1. MATH 1314
Geogebra Commands

2. Moving and Rescaling
Click the cross-hairs icon. Using the mouse, click and drag to view other areas of the screen. Move over the x- or y-axis in order to rescale in the horizontal or vertical directions.

3. View or Options Menus
In the downloaded version of the software, these menu options will appear at the top of the screen. In the online version of the software will have an icon with three horizontal bars on the upper right of the screen. Clicking this will give all the menu options.

4. Basic Commands
Power: ^ (shift6) Multiplication: * (shift8) Division: / Square Root: sqrt() Cube Root: cbrt() Other Roots: Use fractional exponents

5. Inputting Functions:
In the Input Box: f(x) = ……. g(x) = ……. Make sure you are using parenthesis when needed!! Evaluating a function at an x-value: f(x-value) g(x-value)

6. Roots (x-intercepts, zeros)
Polynomial Functions: root[f(x)] Other Functions: root[g(x),left x, right x]

7. Relative Minimums and Relative Maximums
These are the high points of the surrounds points or the low points of the surrounding points. Polynomial Functions: extremum[f(x)] Other Functions: extremum[g(x), left x, right x] You must visually determine if the coordinate point listed is a minimum or a maximum.

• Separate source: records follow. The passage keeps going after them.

__global__ void __launch_bounds__(kSubThreads) k_substitution(const double* __restrict__ invL, const double* __restrict__ T, double* rhs, double* y, double* x,
                                                              const SubTask* __restrict__ tasks, int ntasks, SubCounters cn, int npad) {
  extern __shared__ __align__(16) double red[];
  __shared__ int s_task;
  const int tid = threadIdx.x, warp = tid >> 5, lane = tid & 31;
  const int nchunks = (npad + kSubChunk - 1) / kSubChunk;
  const size_t bs = (size_t)npad * npad;
  for (;;) {
    if (tid == 0) s_task = atomicAdd(cn.ticket, 1);
    __syncthreads();
    const int ti = s_task;
    if (ti >= ntasks) break;
    const SubTask tk = tasks[ti];
    const int c0 = tk.chunk * kSubChunk, c1 = min(npad, c0 + kSubChunk);
    const double* vin = tk.type == 0 ? rhs + (size_t)tk.k * npad : (tk.type == 2 ? x + (size_t)tk.r * npad : y + (size_t)tk.k * npad);
    const double* M = (tk.type == 0 || tk.type == 3) ? invL + (size_t)tk.k * bs : T + (size_t)tk.blk * bs;
    auto dep_wait = [&]() {
      if (tid == 0) {
        if (tk.type == 0) sub_wait(cn.fin + tk.k, cn.fin_need[tk.k]);
        else if (tk.type == 1) sub_wait(cn.fdone + tk.k, nchunks);
        else if (tk.type == 2) sub_wait(cn.bdone + tk.r, nchunks);
        else { sub_wait(cn.fdone + tk.k, nchunks); sub_wait(cn.bin + tk.k, cn.bin_need[tk.k]); }
      }
      __syncthreads();
    };
    if (tk.type <= 1) {
      constexpr int RW = kSubChunk / (kSubThreads / 32);
      const int r0 = c0 + warp * RW;
      double acc[RW];
#pragma unroll
      for (int i = 0; i < RW; ++i) acc[i] = 0.0;
      for (int qb = 0; qb < npad; qb += 256) {
        double2 m[4][RW];
#pragma unroll
        for (int qi = 0; qi < 4; ++qi) {
          const int q = qb + qi * 64 + 2 * lane;
#pragma unroll
          for (int i = 0; i < RW; ++i) {
            const int row = r0 + i;
            const int len = tk.type == 0 ? row + 1 : npad;
            m[qi][i] = (row < c1 && q < len) ? *reinterpret_cast<const double2*>(M + (size_t)row * npad + q) : make_double2(0.0, 0.0);
            if (q + 1 >= len) m[qi][i].y = 0.0;
          }
        }
        if (qb == 0) dep_wait();
        double2 v[4];
#pragma unroll
        for (int qi = 0; qi < 4; ++qi) { const int q = qb + qi * 64 + 2 * lane; v[qi] = q < npad ? ldcg2(vin + q) : make_double2(0.0, 0.0); }
#pragma unroll
        for (int qi = 0; qi < 4; ++qi)
#pragma unroll
          for (int i = 0; i < RW; ++i) acc[i] += m[qi][i].x * v[qi].x + m[qi][i].y * v[qi].y;
      }
#pragma unroll
      for (int i = 0; i < RW; ++i) {
        const double sum = warp_sum(acc[i]);
        const int row = r0 + i;
        if (lane == 0 && row < c1) { if (tk.type == 0) y[(size_t)tk.k * npad + row] = sum; else red_add(rhs + (size_t)tk.r * npad + row, -sum); }
      }
    } else {
      const int cl = tid & 31, rg = tid >> 5, j = c0 + 2 * cl;
      double ax = 0.0, ay = 0.0;
      const int ifirst = tk.type == 3 ? j + ((rg - j) & 7) : rg;
      for (int ib = ifirst; ib < npad || ib == ifirst; ib += 256) {
        double2 m[32];
#pragma unroll
        for (int u = 0; u < 32; ++u) { const int i = ib + 8 * u; m[u] = (i < npad && j < c1) ? *reinterpret_cast<const double2*>(M + (size_t)i * npad + j) : make_double2(0.0, 0.0); }
        if (ib == ifirst) dep_wait();
        double vi[32];
#pragma unroll
        for (int u = 0; u < 32; ++u) { const int i = ib + 8 * u; vi[u] = i < npad ? __ldcg(vin + i) : 0.0; }
#pragma unroll
        for (int u = 0; u < 32; ++u) { const int i = ib + 8 * u; ax += m[u].x * vi[u]; if (tk.type != 3 || i > j) ay += m[u].y * vi[u]; }
      }
      red[rg * (kSubChunk + 2) + 2 * cl] = ax; red[rg * (kSubChunk + 2) + 2 * cl + 1] = ay;
      __syncthreads();
      if (tid < kSubChunk && c0 + tid < c1) {
        double sum = 0.0;
#pragma unroll
        for (int q = 0; q < 8; ++q) sum += red[q * (kSubChunk + 2) + tid];
        if (tk.type == 3) x[(size_t)tk.k * npad + c0 + tid] = sum; else red_add(y + (size_t)tk.k * npad + c0 + tid, -sum);
      }
    }
    __syncthreads();
    if (tid == 0) red_release_add(tk.type == 0 ? cn.fdone + tk.k : (tk.type == 1 ? cn.fin + tk.r : (tk.type == 2 ? cn.bin + tk.k : cn.bdone + tk.k)), 1);
  }
}
__host__ __device__ inline size_t substitution_smem_bytes(int) { return (size_t)8 * (kSubChunk + 2) * sizeof(double); }

struct HBlock { int lblk; int r; int c; };
__global__ void __launch_bounds__(256) k_load_factor(const double* __restrict__ H, double* __restrict__ Lb, const HBlock* __restrict__ lb,
                                                      const double* __restrict__ S, const double* __restrict__ D2, int npad, int nf, int neff,
                                                      const int* __restrict__ blist, int nload, int nfill) {
  const size_t bs = (size_t)npad * npad;
  if ((int)blockIdx.y >= nload) {
    const int ph = npad - neff, per = ph * (npad + neff);
    const long q = ((long)(blockIdx.y - nload) * gridDim.x + blockIdx.x) * 256 + threadIdx.x;
    if (per == 0 || q >= (long)nfill * per) return;
    const int f = (int)(q / per), e = (int)(q % per), r = e - ph * npad;
    const int i = r < 0 ? neff + e / npad : r / ph, j = r < 0 ? e % npad : neff + r % ph;
    Lb[(size_t)blist[nload + f] * bs + (size_t)i * npad + j] = 0.0;
    return;
  }
  const int bid = blist[blockIdx.y];
  const HBlock b = lb[bid];
  const int e = blockIdx.x * 256 + threadIdx.x;
  if (e >= npad * npad) return;
  const int i = e / npad, j = e % npad;
  double v = 0.0;
  if (b.r == b.c) {
    if (j > i) v = 0.0;
    else if (i >= nf) v = (i == j) ? 1.0 : 0.0;
    else {
      v = H[(size_t)b.lblk * bs + e] * S[(size_t)b.r * npad + i] * S[(size_t)b.c * npad + j];
      if (i == j) v += D2[(size_t)b.r * npad + i];
    }
  } else if (i < nf && j < nf) {
    v = H[(size_t)b.lblk * bs + e] * S[(size_t)b.r * npad + i] * S[(size_t)b.c * npad + j];
  }
  Lb[(size_t)bid * bs + e] = v;
}
__host__ __device__ inline int load_factor_pad_rows(int npad, int neff, int nfill) {
  const long per = (long)(npad - neff) * (npad + neff), row = (long)((npad * npad + 255) / 256) * 256;
  return (int)(((long)nfill * per + row - 1) / row);
}
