+      const bool fast = __all_sync(0xffffffffu, mm < fast_pow);
+#pragma unroll
+      for (int h = 0; h < H; h++) {
+        Real va[NS], vb[NS];
+        if (fast) {
+          if (fl & 16) tip_column(ma[h] - 1, lds_u8(slot + TIPA + 32 * h + lane_v), va);
+          else {
+            Real src[NS];
+#pragma unroll
+            for (int j = 0; j < NS; j++) src[j] = (fl & 1) ? prev[h][j] : xcur[h][j];
+            matvec_pairs<Real, NS>(sPow + (ma[h] - 1) * NS * NS, sPowT + (ma[h] - 1) * NS * NS, src, va);
           }
-        }
-        if (fl & 32) tip_column(mb - 1, lds_u8(slot + 288 + lane_v), vb);
-        else {
-          const Real* Mb = sPow + (mb - 1) * NS * NS;
-          Real src[NS];
-#pragma unroll
-          for (int j = 0; j < NS; j++) src[j] = (fl & 2) ? prev[j] : xcur[j];
-#pragma unroll
-          for (int r = 0; r < NS; r++) {
-            Real row[NS];
-            VecIO<Real, NS>::load(Mb + r * NS, NS, row);
-            Real acc = 0;
-#pragma unroll
-            for (int c = 0; c < NS; c++) acc += row[c] * src[c];
-            vb[r] = acc;
+          if (fl & 32) tip_column(mb[h] - 1, lds_u8(slot + TIPB + 32 * h + lane_v), vb);
+          else {
+            Real src[NS];
+#pragma unroll
+            for (int j = 0; j < NS; j++) src[j] = (fl & 2) ? prev[h][j] : xcur[h][j];
+            matvec_pairs<Real, NS>(sPow + (mb[h] - 1) * NS * NS, sPowT + (mb[h] - 1) * NS * NS, src, vb);
           }
-        }
-      } else {
-        const int ca = (fl & 16) ? lds_u8(slot + 256 + lane_v) : -1, cb = (fl & 32) ? lds_u8(slot + 288 + lane_v) : -1;
-#pragma unroll
-        for (int j = 0; j < NS; j++) {
-          va[j] = (fl & 1) ? prev[j] : xcur[j];
-          vb[j] = (fl & 2) ? prev[j] : xcur[j];
-        }
-        contribution(mb - 1, cb, vb);
-        contribution(ma - 1, ca, va);
-      }
-      product(va, vb, prev);
-      if (act) VecIO<Real, NS>::store(reinterpret_cast<Real*>(plb_u + (unsigned long long)pn_off), NS, prev);
+        } else {
+          const int ca = (fl & 16) ? lds_u8(slot + TIPA + 32 * h + lane_v) : -1, cb = (fl & 32) ? lds_u8(slot + TIPB + 32 * h + lane_v) : -1;
+#pragma unroll
+          for (int j = 0; j < NS; j++) {
+            va[j] = (fl & 1) ? prev[h][j] : xcur[h][j];
+            vb[j] = (fl & 2) ? prev[h][j] : xcur[h][j];
+          }
+          contribution(mb[h] - 1, cb, vb);
+          contribution(ma[h] - 1, ca, va);
+        }
+        product(va, vb, prev[h]);
+        if (act[h]) VecIO<Real, NS>::store(reinterpret_cast<Real*>(plb_u[h] + (unsigned long long)pn_off), NS, prev[h]);
+      }
       __syncwarp();
       if (idx + DEPTH < i1) {
-        const int4 q1 = lds_v4(slot + 352), q2 = lds_v4(slot + 368);
+        const int4 q1 = lds_v4(slot + NXT), q2 = lds_v4(slot + NXT + 16);
         __syncwarp();
         issue(slot, ep, q1, q2, idx + 2 * DEPTH < i1);
         ep += 4;
@@ -383,6 +440,11 @@
   __syncthreads();
 
   const int4* __restrict__ ent = reinterpret_cast<const int4*>(P.cl_top_entries);
+  const long long rowPL = P.pl_S * NS;
+  bool active = false;
+  const uint32_t* meta = nullptr;
+  const uint8_t* tip = nullptr;
+  Real* PLs = nullptr;
   auto load = [&](PruneNode<Real, NS>& nd, int id) {
     const int4 e0 = __ldg(ent + 2 * id), e1 = __ldg(ent + 2 * id + 1);
     nd.pn = e0.x;
@@ -404,24 +466,31 @@
   PruneNode<Real, NS> A, B;
   for (int l = 0; l < P.n_cl_top_levels; l++) {
     const int beg = __ldg(P.cl_top_off + l), end = __ldg(P.cl_top_off + l + 1);
-    int idx = beg + warp;
-    if (idx < end) load(A, idx);
-    while (idx < end) {
-      if (idx + nw < end) load(B, idx + nw);
-      compute(A);
-      idx += nw;
-      if (idx >= end) break;
-      if (idx + nw < end) load(A, idx + nw);
-      compute(B);
-      idx += nw;
+#pragma unroll 1
+    for (int h = 0; h < H; h++) {
+      const long long site = site_of(h, active);
+      meta = P.meta + site;
+      tip = P.tipcode + site;
+      PLs = P.PL + (pl0 + (site - site0)) * NS;
+      int idx = beg + warp;
+      if (idx < end) load(A, idx);
+      while (idx < end) {
+        if (idx + nw < end) load(B, idx + nw);
+        compute(A);
+        idx += nw;
+        if (idx >= end) break;
+        if (idx + nw < end) load(A, idx + nw);
+        compute(B);
+        idx += nw;
+      }
     }
     __syncthreads();
   }
 }
 
-template <typename Real, int NS, int DEPTH, int MINB>
+template <typename Real, int NS, int DEPTH, int MINB, int W>
 __global__ void __launch_bounds__(256, MINB) k_prune_clade(ChainParams<Real> P) {
-  prune_clade_block<Real, NS, DEPTH>(P, P.tile_base + (long long)blockIdx.x * 32, (long long)blockIdx.x * 32);
+  prune_clade_block<Real, NS, DEPTH, W>(P, P.tile_base + (long long)blockIdx.x * W, (long long)blockIdx.x * W);
 }
 
 template <typename Real, int NS, bool EXACT>
@@ -674,8 +743,7 @@
     for (int j = 0; j < NS; j++) w[j] = (Real)(j == ps);
     for (int r = 0; r < k; r++) matvec_t<Real, NS, false>(sBs, NS, w);
   }
-#pragma unroll
-  for (int j = 0; j < NS; j++) w[j] *= pl[j];
+  mul_elem<Real, NS>(w, pl, w);
   Real c[NS];
   c[0] = w[0];
 #pragma unroll
@@ -724,11 +792,15 @@
   return draw_node_state<Real, NS>(P, sBs, sPow, npow_s, k, ps, pl, word);
 }
 
-template <typename Real, int NS, int DEPTH>
+template <typename Real, int NS, int W>
+__host__ __device__ constexpr int pm_nodes_slot() { return W * NS * (int)sizeof(Real) + 4 * W + 32; }
+
+template <typename Real, int NS, int DEPTH, int W>
 __device__ __forceinline__ void nodes_clade_block(const ChainParams<Real>& P, const uint32_t iter, const long long site0, const long long pl0) {
+  constexpr int H = W / 32;
   constexpr int PB = NS * (int)sizeof(Real);
-  constexpr int PLB = 32 * PB;
-  constexpr int SLOT = PLB + 160;
+  constexpr int PLB = W * PB;
+  constexpr int SLOT = pm_nodes_slot<Real, NS, W>(), HDR = PLB + 128 * H;
   extern __shared__ __align__(16) unsigned char smem_raw[];
   Real* sBs = reinterpret_cast<Real*>(smem_raw + SLOT * 8 * DEPTH);
   Real* sVec = sBs + NS * NS;
@@ -738,26 +810,34 @@
   __syncthreads();
   const int lane = threadIdx.x & 31, warp = threadIdx.x >> 5, nw = blockDim.x >> 5;
   const long long S = P.S;
-  const long long site_raw = site0 + lane;
-  const bool active = site_raw < S;
-  const long long site = active ? site_raw : S - 1;
-  const long long lsite = pl0 + (site - site0);
   const bool parity = P.parity_tips != 0;
   const int T = P.T;
-  const uint32_t gsite = P.rng.site0 + (uint32_t)site;
   const uint32_t kslot = make_slot(K_NODEGRP, 0u);
-  uint8_t* const nst = P.node_state + site;
+  struct Half { long long site, lsite; bool active; uint32_t gsite; };
+  auto half = [&](int h) {
+    Half q;
+    const long long raw = site0 + 32 * h + lane;
+    q.active = raw < S;
+    q.site = q.active ? raw : S - 1;
+    q.lsite = pl0 + (q.site - site0);
+    q.gsite = P.rng.site0 + (uint32_t)q.site;
+    return q;
+  };
   if (warp == 0) {
-    Real w[NS], pl[NS];
-    VecIO<Real, NS>::load(P.PL + ((long long)(P.root - T) * P.pl_S + lsite) * NS, NS, pl);
-#pragma unroll
-    for (int j = 0; j < NS; j++) w[j] = sVec[j] * pl[j];
-    uint32_t o[4];
-    philox4x32_10_rk(0xffffffffu, kslot, iter, gsite, P.rng.rk, o);
-    const int s = categorical<Real, NS, false>(w, NS, u01_from_word<Real>(o[0]), P.err_flag);
-    if (active) {
-      nst[(long long)P.root * S] = (uint8_t)s;
-      if (gsite == 0u) *P.root_out = s;
+#pragma unroll 1
+    for (int h = 0; h < H; h++) {
+      const Half q = half(h);
+      Real w[NS], pl[NS];
+      VecIO<Real, NS>::load(P.PL + ((long long)(P.root - T) * P.pl_S + q.lsite) * NS, NS, pl);
+#pragma unroll
+      for (int j = 0; j < NS; j++) w[j] = sVec[j] * pl[j];
+      uint32_t o[4];
+      philox4x32_10_rk(0xffffffffu, kslot, iter, q.gsite, P.rng.rk, o);
+      const int s = categorical<Real, NS, false>(w, NS, u01_from_word<Real>(o[0]), P.err_flag);
+      if (q.active) {
+        P.node_state[(long long)P.root * S + q.site] = (uint8_t)s;
+        if (q.gsite == 0u) *P.root_out = s;
+      }
     }
   }
   __syncthreads();
@@ -765,14 +845,19 @@
     const int beg = __ldg(P.cd_top_off + l), end = __ldg(P.cd_top_off + l + 1);
     for (int idx = beg + warp; idx < end; idx += nw) {
       const int4 en = __ldg(reinterpret_cast<const int4*>(P.cd_top) + idx);
-      const int ps = nst[(long long)en.y * S];
-      const int k = (int)(P.meta[(long long)en.z * S + site] & 0xffffu) - 1;
-      Real pl[NS];
-      VecIO<Real, NS>::load(P.PL + ((long long)(en.x - T) * P.pl_S + lsite) * NS, NS, pl);
-      uint32_t o[4];
-      philox4x32_10_rk(0x80000000u + (uint32_t)idx, kslot, iter, gsite, P.rng.rk, o);
-      const int s = draw_node_state<Real, NS>(P, sBs, sPow, npow_s, k, ps, pl, o[0]);
-      if (active) nst[(long long)en.x * S] = (uint8_t)s;
+#pragma unroll 1
+      for (int h = 0; h < H; h++) {
+        const Half q = half(h);
+        uint8_t* const nst = P.node_state + q.site;
+        const int ps = nst[(long long)en.y * S];
+        const int k = (int)(P.meta[(long long)en.z * S + q.site] & 0xffffu) - 1;
+        Real pl[NS];
+        VecIO<Real, NS>::load(P.PL + ((long long)(en.x - T) * P.pl_S + q.lsite) * NS, NS, pl);
+        uint32_t o[4];
+        philox4x32_10_rk(0x80000000u + (uint32_t)idx, kslot, iter, q.gsite, P.rng.rk, o);
+        const int s = draw_node_state<Real, NS>(P, sBs, sPow, npow_s, k, ps, pl, o[0]);
+        if (q.active) nst[(long long)en.x * S] = (uint8_t)s;
+      }
     }
     __syncthreads();
   }
@@ -780,24 +865,37 @@
     const int i0 = __ldg(P.cd_warp_off + warp), i1 = __ldg(P.cd_warp_off + warp + 1);
     unsigned ring = (unsigned)__cvta_generic_to_shared(smem_raw) + warp * (DEPTH * SLOT);
     asm volatile("" : "+r"(ring));
-    unsigned long long plb_u = reinterpret_cast<unsigned long long>(P.PL + lsite * NS),
-                       mtb_u = reinterpret_cast<unsigned long long>(P.meta + site),
-                       nsb_u = reinterpret_cast<unsigned long long>(nst);
-    int act = active ? 1 : 0;
+    unsigned long long plb_u[H], mtb_u[H], nsb_u[H];
+    int act[H];
+    uint32_t gsite[H];
+#pragma unroll
+    for (int h = 0; h < H; h++) {
+      const Half q = half(h);
+      plb_u[h] = reinterpret_cast<unsigned long long>(P.PL + q.lsite * NS);
+      mtb_u[h] = reinterpret_cast<unsigned long long>(P.meta + q.site);
+      nsb_u[h] = reinterpret_cast<unsigned long long>(P.node_state + q.site);
+      act[h] = q.active ? 1 : 0;
+      gsite[h] = q.gsite;
+      asm volatile("" : "+l"(plb_u[h]), "+l"(mtb_u[h]), "+l"(nsb_u[h]), "+r"(act[h]));
+    }
     unsigned lane4 = 4 * lane, lanePB = PB * lane;
     unsigned long long hsrc = lane < 4 ? 16 + 4 * lane : (unsigned long long)DEPTH * 64 + 4 * (lane - 4);
-    unsigned hdst = PLB + 128 + 4 * lane;
-    asm volatile("" : "+l"(plb_u), "+l"(mtb_u), "+l"(nsb_u), "+r"(act), "+r"(lane4), "+r"(lanePB), "+l"(hsrc), "+r"(hdst));
+    unsigned hdst = HDR + 4 * lane;
+    asm volatile("" : "+r"(lane4), "+r"(lanePB), "+l"(hsrc), "+r"(hdst));
     auto off64 = [](int lo, int hi) { return (long long)(((unsigned long long)(unsigned)hi << 32) | (unsigned)lo); };
     const int4* ep = reinterpret_cast<const int4*>(P.cd_entries) + 4 * (long long)i0;
     auto issue = [&](unsigned slot, const int4* e, const int4& q0, bool more) {
-      const char* src = reinterpret_cast<const char*>(plb_u) + off64(q0.x, q0.y);
-      if (PB == 8) asm volatile("cp.async.ca.shared.global [%0], [%1], 8;" ::"r"(slot + lanePB), "l"(src) : "memory");
-      else {
-        cp_async16(slot + lanePB, src);
-        if (PB == 32) cp_async16(slot + lanePB + 16, src + 16);
-      }
-      cp_async4(slot + PLB + lane4, reinterpret_cast<const char*>(mtb_u) + off64(q0.z, q0.w));
+#pragma unroll
+      for (int h = 0; h < H; h++) {
+        const char* src = reinterpret_cast<const char*>(plb_u[h]) + off64(q0.x, q0.y);
+        const unsigned dst = slot + 32 * PB * h + lanePB;
+        if (PB == 8) asm volatile("cp.async.ca.shared.global [%0], [%1], 8;" ::"r"(dst), "l"(src) : "memory");
+        else {
+          cp_async16(dst, src);
+          if (PB == 32) cp_async16(dst + 16, src + 16);
+        }
+        cp_async4(slot + PLB + 128 * h + lane4, reinterpret_cast<const char*>(mtb_u[h]) + off64(q0.z, q0.w));
+      }
       if (lane < 8) cp_async4(slot + hdst, reinterpret_cast<const char*>(e) + hsrc, lane < 4 || more);
     };
 #pragma unroll 1
@@ -806,40 +904,54 @@
       cp_async_commit();
     }
     long long vA = 0, vB = 0, pA = -1, pB = -1;
-    int psA = 0, psB = 0;
+    int psA[H], psB[H], sprev[H];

8. Points of Intersection:
Polynomial Functions: Intersect[f(x),g(x)] Other Functions: Intersect[f(x),g(x),left x, right x]

9. Curves of Best Fit
Under the View Menu: Select Spreadsheet. Input x-values in the first column, y-values in the second column Highlight all used cells Click the bottom arrow in the coordinate point button, select “List of Points”

10. Regression Curves:
Polynomial: fitpoly[list1,degree] Degree must be greater than or equal to 1: Linear: deg 1 Quadratic: deg 2 Cubic: deg 3 Quartic: deg 4 Others: Exponential: fitexp[list1] Power Function: fitpow[list1]

11. Goodness of Fit
To determine the r2 value of a regression curve will tell you how good of a fit to the data it is. r2 close to zero: poor fit to the data. r2 close to one: good fit to the data. Regardless of the r2 value, the curve must match the trend of the data to be a good predictor of long-term trends.

12. Limits:
limit(function,x-value) For limits at infinity, type the word “infinity” or “-infinity” in place of the x-value. One sided limits: LimitAbove(function,x-value) will give the limit from the right. LimitBelow(function,x-value) will give the limit from the left.

13. Derivatives
derivative(function) This will automatically define the derivative of f(x) as f’(x). You can find the numeric derivatives by inputting f’(x-value)

14. Tangent Lines:
To find the equation of a tangent line to a function at a specific x-value: tangent[x-value,function]

15. Points of Inflection
inflectionpoint(Polynomial) This will give the (x,y) coordinate of the point of inflection

16. Asymptotes
asymptote[function] This command will give all vertical, horizontal and oblique asymptotes of the function (as x = p, y = q, or y = mx + b linear equations, respectively).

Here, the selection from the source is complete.